# PROMPT
Each line below with the string "unsigned" should be copied.

Stored data entries
- Opening Delimiter -
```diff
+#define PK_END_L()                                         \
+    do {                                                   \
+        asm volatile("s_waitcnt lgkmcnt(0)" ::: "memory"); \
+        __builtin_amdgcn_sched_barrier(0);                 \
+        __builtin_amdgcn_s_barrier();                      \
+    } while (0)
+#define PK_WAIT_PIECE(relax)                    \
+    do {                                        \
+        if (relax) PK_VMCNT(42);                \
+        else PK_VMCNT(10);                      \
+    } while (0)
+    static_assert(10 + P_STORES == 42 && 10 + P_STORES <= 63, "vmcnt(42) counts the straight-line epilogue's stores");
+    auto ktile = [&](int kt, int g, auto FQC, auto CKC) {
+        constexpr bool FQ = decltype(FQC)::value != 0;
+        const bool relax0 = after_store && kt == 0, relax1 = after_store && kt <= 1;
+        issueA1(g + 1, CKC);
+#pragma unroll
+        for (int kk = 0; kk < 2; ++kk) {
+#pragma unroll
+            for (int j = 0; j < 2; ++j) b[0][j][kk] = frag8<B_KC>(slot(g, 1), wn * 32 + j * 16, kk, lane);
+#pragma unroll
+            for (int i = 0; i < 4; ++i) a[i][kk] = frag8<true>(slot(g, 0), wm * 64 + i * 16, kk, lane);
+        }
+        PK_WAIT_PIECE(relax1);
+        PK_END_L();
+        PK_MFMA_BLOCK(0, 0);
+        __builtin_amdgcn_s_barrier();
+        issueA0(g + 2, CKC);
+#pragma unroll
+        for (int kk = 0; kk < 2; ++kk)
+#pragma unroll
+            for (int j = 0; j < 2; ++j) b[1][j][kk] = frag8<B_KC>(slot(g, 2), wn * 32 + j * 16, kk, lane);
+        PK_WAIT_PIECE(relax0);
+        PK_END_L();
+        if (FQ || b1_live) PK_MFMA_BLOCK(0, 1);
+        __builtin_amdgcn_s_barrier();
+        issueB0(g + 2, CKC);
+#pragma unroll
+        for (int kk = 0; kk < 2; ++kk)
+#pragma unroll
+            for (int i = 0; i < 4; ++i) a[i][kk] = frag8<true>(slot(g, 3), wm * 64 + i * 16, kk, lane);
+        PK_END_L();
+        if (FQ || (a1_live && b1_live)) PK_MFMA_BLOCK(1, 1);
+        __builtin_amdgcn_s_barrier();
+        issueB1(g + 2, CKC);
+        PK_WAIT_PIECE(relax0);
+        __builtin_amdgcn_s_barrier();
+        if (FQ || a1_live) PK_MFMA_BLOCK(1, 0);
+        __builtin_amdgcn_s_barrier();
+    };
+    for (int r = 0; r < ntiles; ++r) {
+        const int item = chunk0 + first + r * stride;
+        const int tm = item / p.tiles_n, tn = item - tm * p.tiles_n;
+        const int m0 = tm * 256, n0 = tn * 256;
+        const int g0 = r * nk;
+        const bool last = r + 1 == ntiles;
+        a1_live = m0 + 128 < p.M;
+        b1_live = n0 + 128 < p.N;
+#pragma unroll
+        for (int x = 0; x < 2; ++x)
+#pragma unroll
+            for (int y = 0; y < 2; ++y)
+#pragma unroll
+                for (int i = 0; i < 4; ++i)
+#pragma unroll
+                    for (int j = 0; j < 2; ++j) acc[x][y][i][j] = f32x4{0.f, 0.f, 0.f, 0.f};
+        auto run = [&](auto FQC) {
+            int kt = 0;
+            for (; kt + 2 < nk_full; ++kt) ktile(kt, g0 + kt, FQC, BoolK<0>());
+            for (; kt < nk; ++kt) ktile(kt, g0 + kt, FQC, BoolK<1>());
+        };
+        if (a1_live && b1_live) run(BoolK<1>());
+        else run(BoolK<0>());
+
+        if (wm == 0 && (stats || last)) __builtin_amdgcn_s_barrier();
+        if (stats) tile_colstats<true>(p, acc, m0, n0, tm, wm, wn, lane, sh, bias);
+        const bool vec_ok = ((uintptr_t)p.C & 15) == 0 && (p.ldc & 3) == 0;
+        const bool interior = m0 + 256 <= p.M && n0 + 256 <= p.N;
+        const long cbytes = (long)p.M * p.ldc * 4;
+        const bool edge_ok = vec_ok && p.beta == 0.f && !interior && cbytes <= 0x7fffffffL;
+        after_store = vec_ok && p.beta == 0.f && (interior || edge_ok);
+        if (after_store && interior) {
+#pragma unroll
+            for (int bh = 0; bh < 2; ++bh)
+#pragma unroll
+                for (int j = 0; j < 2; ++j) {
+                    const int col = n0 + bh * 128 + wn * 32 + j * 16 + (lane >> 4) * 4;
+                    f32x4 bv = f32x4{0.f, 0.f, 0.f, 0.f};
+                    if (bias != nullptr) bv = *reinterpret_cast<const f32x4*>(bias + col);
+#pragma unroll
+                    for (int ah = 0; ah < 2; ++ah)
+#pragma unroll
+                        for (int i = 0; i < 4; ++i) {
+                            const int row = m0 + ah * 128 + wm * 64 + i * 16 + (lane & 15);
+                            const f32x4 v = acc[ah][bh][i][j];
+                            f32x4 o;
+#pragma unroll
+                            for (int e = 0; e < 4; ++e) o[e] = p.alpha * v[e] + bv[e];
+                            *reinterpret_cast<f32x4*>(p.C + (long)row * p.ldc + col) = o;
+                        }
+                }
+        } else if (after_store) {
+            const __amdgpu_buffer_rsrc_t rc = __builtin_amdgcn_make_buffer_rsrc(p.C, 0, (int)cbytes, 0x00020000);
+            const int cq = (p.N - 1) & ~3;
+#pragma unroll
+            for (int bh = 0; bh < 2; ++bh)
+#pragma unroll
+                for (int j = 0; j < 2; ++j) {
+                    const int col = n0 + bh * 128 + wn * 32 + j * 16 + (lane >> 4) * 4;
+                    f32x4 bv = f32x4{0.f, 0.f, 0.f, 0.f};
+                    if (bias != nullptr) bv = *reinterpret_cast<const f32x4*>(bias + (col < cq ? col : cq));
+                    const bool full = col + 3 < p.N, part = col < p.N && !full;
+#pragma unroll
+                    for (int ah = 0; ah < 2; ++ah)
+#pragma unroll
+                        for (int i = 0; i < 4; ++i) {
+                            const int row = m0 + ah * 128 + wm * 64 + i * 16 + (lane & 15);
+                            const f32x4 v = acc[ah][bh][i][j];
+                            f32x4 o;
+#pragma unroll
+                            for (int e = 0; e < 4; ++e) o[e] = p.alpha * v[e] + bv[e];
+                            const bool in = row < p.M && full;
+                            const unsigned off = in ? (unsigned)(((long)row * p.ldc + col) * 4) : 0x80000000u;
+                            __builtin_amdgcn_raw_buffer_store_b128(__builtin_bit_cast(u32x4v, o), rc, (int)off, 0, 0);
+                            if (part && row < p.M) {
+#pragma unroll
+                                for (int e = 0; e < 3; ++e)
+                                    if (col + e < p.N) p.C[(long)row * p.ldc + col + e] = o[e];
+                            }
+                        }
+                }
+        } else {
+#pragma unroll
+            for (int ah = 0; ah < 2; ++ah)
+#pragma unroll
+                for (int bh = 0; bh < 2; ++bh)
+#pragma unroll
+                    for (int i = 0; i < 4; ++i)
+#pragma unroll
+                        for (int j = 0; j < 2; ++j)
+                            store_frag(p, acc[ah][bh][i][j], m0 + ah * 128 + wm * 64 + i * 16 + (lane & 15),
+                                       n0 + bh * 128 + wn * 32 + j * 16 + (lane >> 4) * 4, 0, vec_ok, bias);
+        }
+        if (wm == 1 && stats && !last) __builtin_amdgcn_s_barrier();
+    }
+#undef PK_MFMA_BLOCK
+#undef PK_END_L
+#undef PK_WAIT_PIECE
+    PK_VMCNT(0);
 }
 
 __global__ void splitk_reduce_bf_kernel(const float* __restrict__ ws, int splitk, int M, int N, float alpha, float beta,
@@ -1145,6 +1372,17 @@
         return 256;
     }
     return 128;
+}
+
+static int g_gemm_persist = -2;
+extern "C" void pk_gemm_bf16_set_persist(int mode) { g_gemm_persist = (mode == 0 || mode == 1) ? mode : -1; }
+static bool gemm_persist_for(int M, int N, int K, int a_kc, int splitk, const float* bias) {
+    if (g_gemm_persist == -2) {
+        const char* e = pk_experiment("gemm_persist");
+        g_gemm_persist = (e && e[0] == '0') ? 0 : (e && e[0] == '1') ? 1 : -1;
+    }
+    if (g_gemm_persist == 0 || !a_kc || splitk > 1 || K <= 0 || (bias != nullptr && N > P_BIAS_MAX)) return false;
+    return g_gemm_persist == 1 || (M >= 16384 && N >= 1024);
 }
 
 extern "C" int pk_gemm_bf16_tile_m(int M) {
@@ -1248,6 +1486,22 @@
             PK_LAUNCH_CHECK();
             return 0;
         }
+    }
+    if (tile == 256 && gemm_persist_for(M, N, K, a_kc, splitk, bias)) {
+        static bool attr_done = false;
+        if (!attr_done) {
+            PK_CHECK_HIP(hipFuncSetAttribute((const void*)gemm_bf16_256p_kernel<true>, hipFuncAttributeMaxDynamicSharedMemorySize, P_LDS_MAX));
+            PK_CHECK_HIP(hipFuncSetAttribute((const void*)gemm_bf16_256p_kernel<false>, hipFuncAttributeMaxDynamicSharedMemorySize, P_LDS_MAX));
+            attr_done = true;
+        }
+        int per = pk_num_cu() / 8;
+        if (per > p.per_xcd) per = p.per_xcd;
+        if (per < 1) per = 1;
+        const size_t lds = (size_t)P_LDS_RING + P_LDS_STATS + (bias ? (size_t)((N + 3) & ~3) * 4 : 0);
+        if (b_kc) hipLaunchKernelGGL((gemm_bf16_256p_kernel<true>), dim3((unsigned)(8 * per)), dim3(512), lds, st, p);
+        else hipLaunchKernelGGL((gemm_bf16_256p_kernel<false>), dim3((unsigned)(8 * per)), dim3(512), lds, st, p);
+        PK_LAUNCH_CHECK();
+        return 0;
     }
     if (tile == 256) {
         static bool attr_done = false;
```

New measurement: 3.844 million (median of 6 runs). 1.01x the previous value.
- Closing Delimiter -
# WRITTEN SOLUTION
+                            const unsigned off = in ? (unsigned)(((long)row * p.ldc + col) * 4) : 0x80000000u;
+        if (b_kc) hipLaunchKernelGGL((gemm_bf16_256p_kernel<true>), dim3((unsigned)(8 * per)), dim3(512), lds, st, p);
+        else hipLaunchKernelGGL((gemm_bf16_256p_kernel<false>), dim3((unsigned)(8 * per)), dim3(512), lds, st, p);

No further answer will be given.